I am working with a CNN regression model using Tensorflow. I want to know is it possible to estimate more than one data from my dataset using regression? (In other words, I want to estimate the position(x,y,z) and rotation(pitch,yaw,roll) of shoulder and elbow of the human body using head and both hands positions and rotations)
So, the output of my model should be like 6 values for every joint. (for ex: for elbow) and also this is a sample of my code: (I used tf.session to train the model)
# define placeholder for inputs to network
xs = tf.placeholder(tf.float32, [None, 42], name ='input_node')
ys = tf.placeholder(tf.float32, [None, 1])
keep_prob = tf.placeholder(tf.float32)
#Network computations and Layers
x_image = tf.reshape(xs, [-1, 3, 3,1])
## conv1 layer
W_conv1 = weight_func([3, 3, 1, 32])
b_conv1 = bias_func([32])
h_conv1 = tf.nn.relu(conv2d(x_image, W_conv1) + b_conv1)
h_pool1 = max_pool_2x2(h_conv1)
# h_drop1 = tf.nn.dropout(h_conv1, keep_prob)
## conv2 layer
W_conv2 = weight_func([3, 3, 32, 64])
b_conv2 = bias_func([64])
h_conv2 = tf.nn.relu(conv2d(h_conv1, W_conv2) + b_conv2)
# h_drop2 = tf.nn.dropout(h_conv2, keep_prob)
## conv3 layer
W_conv3 = weight_func([3, 3, 64, 128])
b_conv3 = bias_func([128])
h_conv3 = tf.nn.relu(conv2d(h_conv2, W_conv3) + b_conv3)
# h_drop3 = tf.nn.dropout(h_conv3, keep_prob)
## conv4 layer
W_conv4 = weight_func([3, 3, 128,256])
b_conv4 = bias_func([256])
h_conv4 = tf.nn.relu(conv2d(h_conv3, W_conv4) + b_conv4)
# h_drop4 = tf.nn.dropout(h_conv4, keep_prob)
## fc1 layer
W_fc1 = weight_func([3 * 3 * 256, 2304])
b_fc1 = bias_func([256])
h_pool2_flat = tf.reshape(h_conv4, [-1, 3* 3 * 256])
h_fc1 = tf.nn.relu(tf.matmul(h_pool2_flat, W_fc1) + b_fc1)
h_fc1_drop = tf.nn.dropout(h_fc1, keep_prob)
# fc2 layer ## full connection
W_fc2 = weight_func([2304, 1])
b_fc2 = bias_func([1])
prediction = tf.add(tf.matmul(h_fc1_drop, W_fc2) , b_fc2, name= 'output_node')
cross_entropy = tf.reduce_mean(tf.reduce_sum(tf.square(ys - prediction), reduction_indices=[1]))
sess = tf.Session()
train_step = tf.train.AdamOptimizer(0.01).minimize(cross_entropy)
sess.run(tf.global_variables_initializer())
init=tf.global_variables_initializer()
for i in range(50):
sess.run([train_step] , feed_dict = {xs: train_x, ys: train_y, keep_prob: 0.7})
prediction_value = sess.run(prediction, feed_dict={xs: test_x, ys: test_y, keep_prob: 1.0})`
Sure, just create a second output.
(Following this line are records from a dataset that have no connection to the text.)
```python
_vp, _i64, _i32, _f = C.c_void_p, C.c_int64, C.c_int32, C.c_float
_SIGS = {
    'arl_abi_version': (C.c_int, []),
    'arl_mt_seed': (C.c_int, [_vp, _vp, _i64]),
    'arl_sampler_shuffle': (C.c_int, [_vp, _vp, _i64]),
    'arl_mt_sample_range': (C.c_int, [_vp, _i64, _i64, C.c_int32, _vp, _vp]),
    'arl_sampler_next_batch': (C.c_int, [_vp, _vp, _i64, _i64, _i32, _vp, _vp, _i64, _vp, _vp, _vp]),
    'arl_norm_adj_values_f32': (C.c_int, [_i64, _vp, _vp, _vp, _vp, _vp, _vp]),
    'arl_norm_adj_values_coo_f32': (C.c_int, [_i64, _vp, _vp, _vp, _vp, _i64, _vp, _vp, _vp]),
    'arl_norm_vals_coo_f32': (C.c_int, [_vp, _vp, _vp, _i64, _vp, _vp, _vp]),
    'arl_spmm_csr_f32': (C.c_int, [C.POINTER(arl_csr), _vp, _i64, _f, _f, _vp, _vp, _vp]),
    'arl_spmm_csr_layersum_f32': (C.c_int, [C.POINTER(arl_csr), _vp, _i64, _vp, _vp, _vp, _vp]),
    'arl_spmm_csr_adam_f32': (C.c_int, [C.POINTER(arl_csr), _vp, _i64, _f, _f, _vp, _vp, _vp, _vp, _vp, _f, _f, _f, _f, _i64, _vp]),
    'arl_spmm_blocked_f32': (C.c_int, [C.POINTER(arl_blocked), _vp, _i64, _f, _f, _vp, _vp, _vp, _vp]),
    'arl_spmm_csr_rscale_f32': (C.c_int, [C.POINTER(arl_csr), _vp, _i64, _vp, _f, _f, _vp, _vp, _vp]),
    'arl_spmm_blocked_rscale_f32': (C.c_int, [C.POINTER(arl_blocked), _vp, _i64, _vp, _f, _f, _vp, _vp, _vp]),
    'arl_spmm_blocked_layersum_f32': (C.c_int, [C.POINTER(arl_blocked), _vp, _i64, _vp, _vp, _vp, _vp]),
    'arl_spmm_blocked_adam_f32': (C.c_int, [C.POINTER(arl_blocked), _vp, _i64, _f, _f, _vp, _vp, _vp, _vp, _vp, _f, _f, _f, _f, _i64, _vp]),
    'arl_lpt_deal': (C.c_int, [_i64, _vp, _i64, _i64, _vp, _vp]),
    'arl_syn_v1_pairs': (_i64, [_i64, _i64, C.c_double, C.c_uint64, C.c_double, _i64, _i64, _vp, _i64]),
    'arl_graph_digest': (C.c_uint64, [_vp, _i64]),
    'arl_spmm_tiled_f32': (C.c_int, [C.POINTER(arl_tiled), _vp, _i64, _f, _f, _vp, _vp, _vp, _vp]),
    'arl_spmm_tiled_adam_f32': (C.c_int, [C.POINTER(arl_tiled), _vp, _i64, _f, _f, _vp, _vp, _vp, _vp, _vp, _f, _f, _f, _f, _i64, _vp]),
    'arl_spmm_csr_flagged_f32': (C.c_int, [C.POINTER(arl_csr), _vp, _i64, _vp, _f, _f, _vp, _vp, _vp, _vp]),
    'arl_spmm_csr_rows_workspace_bytes': (_i64, [_i64, _i64, _i64]),
    'arl_spmm_csr_rows_f32': (C.c_int, [C.POINTER(arl_csr), _vp, _i64, _vp, _i64, _i64, _vp, _i64, _f, _vp, _vp, _vp, _vp]),
    'arl_mark_rows_u8': (C.c_int, [_vp, _vp, _i64, _i32, _vp]),
    'arl_mark_rows_bits_u32': (C.c_int, [_vp, _vp, _i64, _i32, _vp]),
    'arl_zero_rows_f32': (C.c_int, [_vp, _vp, _i64, _i64, _vp]),
    'arl_batch_rows_set_f32': (C.c_int, [_vp, _vp, _vp, _vp, _i64, _i64, _vp, _f, _vp, _vp, _vp]),
    'arl_batch_rows_clear_f32': (C.c_int, [_vp, _vp, _vp, _vp, _i64, _i64, _vp, _vp]),
    'arl_bpr_l2_workspace_bytes': (_i64, [_i64]),
    'arl_bpr_l2_fwd_bwd_f32': (C.c_int, [_vp, _i64, _i64, _vp, _vp, _vp, _i64, _f, _f, _vp, _vp, _vp, _i32, _vp]),
    'arl_bpr_l2_partial_f32': (C.c_int, [_vp, _i64, _i64, _vp, _vp, _vp, _i64, _i64, _vp, _vp, _vp]),
    'arl_bpr_l2_backward_f32': (C.c_int, [_vp, _i64, _i64, _vp, _vp, _vp, _i64, _f, _f, _vp, _vp, _vp, _vp]),
    'arl_adam_dense_f32': (C.c_int, [_vp, _vp, _vp, _vp, _i64, _f, _f, _f, _f, _i64, _vp]),
    'arl_sgd_dense_f32': (C.c_int, [_vp, _vp, _i64, _f, _vp]),
    'arl_gather_rows_f32': (C.c_int, [_vp, _vp, _i64, _i64, _vp, _vp]),
    'arl_scatter_add_rows_f32': (C.c_int, [_vp, _vp, _i64, _i64, _vp, _f, _vp]),
    'arl_rows_axpy_unique_f32': (C.c_int, [_vp, _vp, _vp, _i64, _i64, _f, _vp, _vp]),
    'arl_shard_batch_prep_i32': (C.c_int, [_vp, _vp, _vp, _i64, _i64, _i64, _vp, _vp, _vp, _vp, _vp]),
# ... 92 lines not shown
```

Unfortunately I cannot tell you how to do this for Tensorflow 1.14 but in TF2.0 as I did in another model:
output_categorical = layer.Dense(5, activation="softmax")(dense_layer_out_cat)
output_continuus = layer.Dense(1, activation="sigmoid")(dense_layer_out_con)
model = tf.keras.Model(inputs=[layer_input_categorical, layer_input_categorical_2, layer_input_continuus], \
outputs=[output_categorical, output_continuus])
model.compile(optimizer="Nadam", loss=["mse","sparse_categorical_crossentropy"])
In this piece of code you can see a model, outputting one regression value and one categorical value (for a classification). Thats it at the end, no big magic. Just create two output layers with a sigmoid activation, tell the model to use both layers as output, define two! loss functions (which might be the same 6 times, if you go for 6 regressions) and thats it. Having multiple outputs, also means, that you need as many y-label value as outputs of course, so keep that in mind during data preparation.